I hope the official can resolve this issue as soon as possible.

Hello @endnone ,thank you for reaching out and happy to help. Could you please provide the following to investigate further:

-SDK debug logs
-Wandb —version
-Code snippets
-Notebook environment you are currently using

@joana-marie
I’ve uploaded the script and additional details, You can access it here: wandb_debug.

Please let me know if there’s anything else you need from my end to assist further.

Additionally, some similar issues have been discussed in this thread on the wandb GitHub issues page: wandb/issues/6449. It might provide some useful insights.

Hi @endnone thank you for the detailed information. Just to clarify, is the python script in this github repo the one raising that BrokenPipe error for you? additionally, from these logs it seems that the Python process was killed due to a lack of available memory. May I please ask what’s your current RAM size, and if you’re running into similar issue for a training that doesn’t require that many resources?

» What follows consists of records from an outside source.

+            v0 = vt_lrelu(v0, sq.x) * p.gain; v1 = vt_lrelu(v1, sq.y) * p.gain;
+          } else if (p.act == VT_ACT_RELU_TANH) {
+            v0 = tanhf(fmaxf(v0, 0.f)); v1 = tanhf(fmaxf(v1, 0.f));
+          }
+          const int64_t off = p.phase_off[ph] + off0[h] + ch;
+          if (p.res) {
+            if (in_img[h]) {
+              const float2 rv = __ldg(reinterpret_cast<const float2*>(p.res + off));
+              v0 = v0 * p.alpha + p.beta * rv.x; v1 = v1 * p.alpha + p.beta * rv.y;
+            }
+          } else if (p.alpha != 1.f) {
+            v0 *= p.alpha; v1 *= p.alpha;
+          }
+          if (p.round_tf32) { v0 = vt_round_tf32(v0); v1 = vt_round_tf32(v1); }
+          if (p.rgb_w) {
+            const float* w0 = p.rgb_w + ((int64_t)(p.wB > 1 ? b : 0) * 3) * p.Cout + ch;
+#pragma unroll
+            for (int cc = 0; cc < 3; ++cc) {
+              const float2 wv = __ldg(reinterpret_cast<const float2*>(w0 + cc * p.Cout));
+              rgb[h][cc] = fmaf(v1, wv.y, fmaf(v0, wv.x, rgb[h][cc]));
+            }
+          }
+          if (in_img[h] && p.out) *reinterpret_cast<float2*>(p.out + off) = make_float2(v0, v1);
+          v[h][k][0] = in_img[h] ? v0 : 0.f; v[h][k][1] = in_img[h] ? v1 : 0.f;
+        }
+      }
+      if (p.stats_ws) {
+        const int kchunk = ((rem * MT + g) * STATS_WARPS) + c * 4 + tw_;
+        float2* wsp = reinterpret_cast<float2*>(p.stats_ws) + ((int64_t)kchunk * p.B + b) * p.Cout + nb + 2 * qd;
+#pragma unroll
+        for (int k = 0; k < 4; ++k)
+#pragma unroll
+          for (int e = 0; e < 2; ++e) {
+            float ssum = v[0][k][e] + v[1][k][e];
+            float ssq = fmaf(v[0][k][e], v[0][k][e], v[1][k][e] * v[1][k][e]);
+#pragma unroll
+            for (int o = 4; o < 32; o <<= 1) {
+              ssum += __shfl_xor_sync(0xffffffffu, ssum, o);
+              ssq += __shfl_xor_sync(0xffffffffu, ssq, o);
+            }
+            if (lane < 4) wsp[8 * k + e] = make_float2(ssum, ssq);
+          }
+      }
+    }
+    if (p.rgb_w) {
+#pragma unroll
+      for (int h = 0; h < 2; ++h)
+#pragma unroll
+        for (int cc = 0; cc < 3; ++cc) {
+          rgb[h][cc] += __shfl_xor_sync(0xffffffffu, rgb[h][cc], 1);
+          rgb[h][cc] += __shfl_xor_sync(0xffffffffu, rgb[h][cc], 2);
+        }
+#pragma unroll
+      for (int h = 0; h < 2; ++h) {
+        if (qd != 0 || !in_img[h]) continue;
+        const int py = oy[h], px = ox[h];
+        float o[3] = {rgb[h][0] + __ldg(p.rgb_bias), rgb[h][1] + __ldg(p.rgb_bias + 1), rgb[h][2] + __ldg(p.rgb_bias + 2)};
+        const int64_t HW = (int64_t)p.Ho * p.Wo;
+        if (p.rgb_skip) {
+          const int hs = p.Ho >> 1, ws = p.Wo >> 1;
+          const int ky0 = (py - 2) & 1, kx0 = (px - 2) & 1;
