# elasota/ConvectionKernels

Hardware: AMD Instinct MI355X
Metric: bc7_encode_default_plan_throughput (higher is better)
Workload: dtype f32+u16; 1 GPU; EncodeBC7, BC7EncodingPlan() + Options(), 4096x4096 SplitMix64 random RGBA, seed 2, 1048576 blocks resident in HBM (BASELINE configs[1]); blocks=1048576, exchange=none, search=exact branch-and-bound (output bit-identical)

## Files before the change

convectionkernels_amd/csrc/bc7_kernel.hip:

```cpp
#include <hip/hip_runtime.h>
#include <stdint.h>
#include <float.h>
#include <type_traits>
#include <stdlib.h>

#include "cvtt_device.h"
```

The issue mainly occurs when the wandb service is automatically terminated after loading a checkpoint on the GPU. If the wandb service is not started, there is enough memory to complete the script. RAM information is as follows:

MemTotal:       792264260 kB
MemFree:        514097244 kB
MemAvailable:   733915564 kB
Buffers:          150484 kB
Cached:         222294576 kB
SwapCached:            0 kB
Active:         223218892 kB
Inactive:        6503552 kB
Active(anon):    7331772 kB
Inactive(anon):  2845412 kB
Active(file):   215887120 kB
Inactive(file):  3658140 kB
Unevictable:           0 kB
Mlocked:               0 kB
SwapTotal:             0 kB
SwapFree:              0 kB
Dirty:               140 kB
Writeback:             0 kB
AnonPages:       7278700 kB
Mapped:           912796 kB
Shmem:           2899788 kB
Slab:           22179064 kB
SReclaimable:    1695732 kB
SUnreclaim:     20483332 kB
KernelStack:       59296 kB
PageTables:        48668 kB
NFS_Unstable:          0 kB
Bounce:                0 kB
WritebackTmp:          0 kB
CommitLimit:    396132128 kB
Committed_AS:   25350352 kB
VmallocTotal:   34359738367 kB
VmallocUsed:     2931444 kB
VmallocChunk:   33683423228 kB
Percpu:           127488 kB
HardwareCorrupted:     0 kB
AnonHugePages:   2586624 kB
CmaTotal:              0 kB
CmaFree:               0 kB
HugePages_Total:       0
HugePages_Free:        0
HugePages_Rsvd:        0
HugePages_Surp:        0
Hugepagesize:       2048 kB
DirectMap4k:    767213396 kB
DirectMap2M:    33757184 kB
DirectMap1G:     4194304 kB

Thank you for the additional information, @endnone it looks like that you have sufficient memory resources. I am wondering how you’re restarting service that you’ve mentioned in your original post here? also, it seems you’re in an older SDK version 0.15.5 and I was wondering if you’re still noticing the same issue after upgrading to our most recent SDK release 0.17.0?